** Given data follows **

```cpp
hipError_t launch_fc_splitk(const float* x, const float* w, const float* bias, float* out, int n, int B, int K,
                            int splits, float* part, hipStream_t s);

struct EpnpDist {
  double k1, k2, p1, p2, k3;
  int on;
};
hipError_t launch_epnp(const float* raw, int B, int n, const float* kp3d, const double* model, const double* K,
                       float nu, float nv, const EpnpDist& dist, int apply_sigmoid, float* kp_out, float* quat,
// ... 132 lines not shown
```

spacecraft-pose-estimation-framework_amd/csrc/spef_tuning.hpp:

```cpp
#pragma once

enum spef_tuning_option {
  SPEF_OPT_FUSE_MIN_HW = 2,
  SPEF_OPT_PW_GEMM = 3,
  SPEF_OPT_IRB_VARIANT = 4,
  SPEF_OPT_TEST_FAIL_BCAST = 5,
  SPEF_OPT_MX_KERNELS = 8,
  SPEF_OPT_TRIM = 9
};
```

spacecraft-pose-estimation-framework_amd/spef_amd/_lib.py:

```python
from __future__ import annotations

import ctypes as C
import os

from . import _build

OK, ERR_ARG, ERR_HIP, ERR_BLOB, ERR_STATE, ERR_NUMERIC, ERR_COMM = range(7)
IN_U8_NHWC, IN_F32_NCHW = 0, 1
REGRESSION, CLASSIFICATION, KEYPOINTS = 0, 1, 2
ABI_VERSION = 4
COMM_ID_BYTES = 128
METRIC_IDS = {'l2': 0, 'kl': 1, 'js': 2, 'hellinger': 3, 'tv': 4, 'wasserstein': 5}
OPT_FUSE_BLOCKS, OPT_WAVESPEC, OPT_Q8_ROLESPLIT = 1, 6, 7
OPT_FUSE_MIN_HW, OPT_PW_GEMM, OPT_IRB_VARIANT, OPT_TEST_FAIL_BCAST = 2, 3, 4, 5
OPT_MX_KERNELS = 8
OPT_TRIM = 9
OPT_TRIM_DEFAULT = 3

_vp, _i, _sz = C.c_void_p, C.c_int, C.c_size_t
_ip = C.POINTER(C.c_int)
SIGNATURES = {
    'spef_abi_version': (_i, []),
    'spef_last_error': (C.c_char_p, []),
    'spef_init': (_i, [_i, C.POINTER(_vp)]),
    'spef_destroy': (_i, [_vp]),
    'spef_load_weights': (_i, [_vp, _vp, _sz]),
    'spef_load_weights_device': (_i, [_vp, _vp, _sz]),
    'spef_model_info': (_i, [_vp, _ip, _ip, _ip, _ip, _ip]),
    'spef_reserve': (_i, [_vp, _i, _i, _i]),
    'spef_preprocess': (_i, [_vp, _vp, _i, _i, _i, _vp, _i, _i, _vp]),
    'spef_forward': (_i, [_vp, _vp, _i, _i, _i, _i, _vp, _vp, _vp]),
    'spef_backbone': (_i, [_vp, _vp, _i, _i, _i, _i, _vp, _vp]),
    'spef_probe': (_i, [_vp, _vp, _i, _i, _i, _i, _i, _vp, _ip, _ip, _ip, _vp]),
    'spef_set_decode_tables': (_i, [_vp, _vp, _i, _vp, _i]),
    'spef_decode': (_i, [_vp, _i, _i, _vp, _i, _vp, _i, _i, _vp, _vp, _vp, _vp, _vp, _vp]),
    'spef_decode_cov': (_i, [_vp, _i, _i, _vp, _i, _vp, _i, _vp, _vp, _i, _vp, _vp, _vp, _vp, _vp]),
    'spef_video_create': (_i, [_vp, _i, _i, C.c_float, C.c_float, C.c_float, C.c_float, C.POINTER(_vp)]),
    'spef_video_reset': (_i, [_vp, _i, _vp]),
    'spef_video_set_state': (_i, [_vp, _i, _vp, _vp, _vp, _vp, _vp]),
    'spef_video_step': (_i, [_vp, _vp, _vp, _vp, _i, _i, _vp, _vp, _vp, _vp, _vp, _vp, _vp, _vp, _vp]),
    'spef_video_destroy': (_i, [_vp]),
    'spef_score_create': (_i, [_vp, _i, _i, _i, C.POINTER(_vp)]),
    'spef_score_reset': (_i, [_vp, _i, _vp]),
    'spef_score_step': (_i, [_vp, _i, _vp, _vp, _vp, _vp, _vp, _i, _i, _vp, _vp]),
    'spef_score_finalize': (_i, [_vp, _vp, _vp]),
    'spef_score_log': (_i, [_vp, _i, _i, _i, _i, _vp, _vp, _vp]),
    'spef_score_destroy': (_i, [_vp]),
    'spef_track_create': (_i, [_vp, _i, _vp, C.POINTER(_vp)]),
    'spef_track_reset': (_i, [_vp, _i, _vp]),
    'spef_track_get_state': (_i, [_vp, _i, _i, _vp, _vp]),
# ... 89 lines not shown
```

Baseline: 61390 images/sec.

** End of Given data **

Your instructions:
Find the word "from" in the records and pull out each line that has it.

Response to this exercise:
from __future__ import annotations
from . import _build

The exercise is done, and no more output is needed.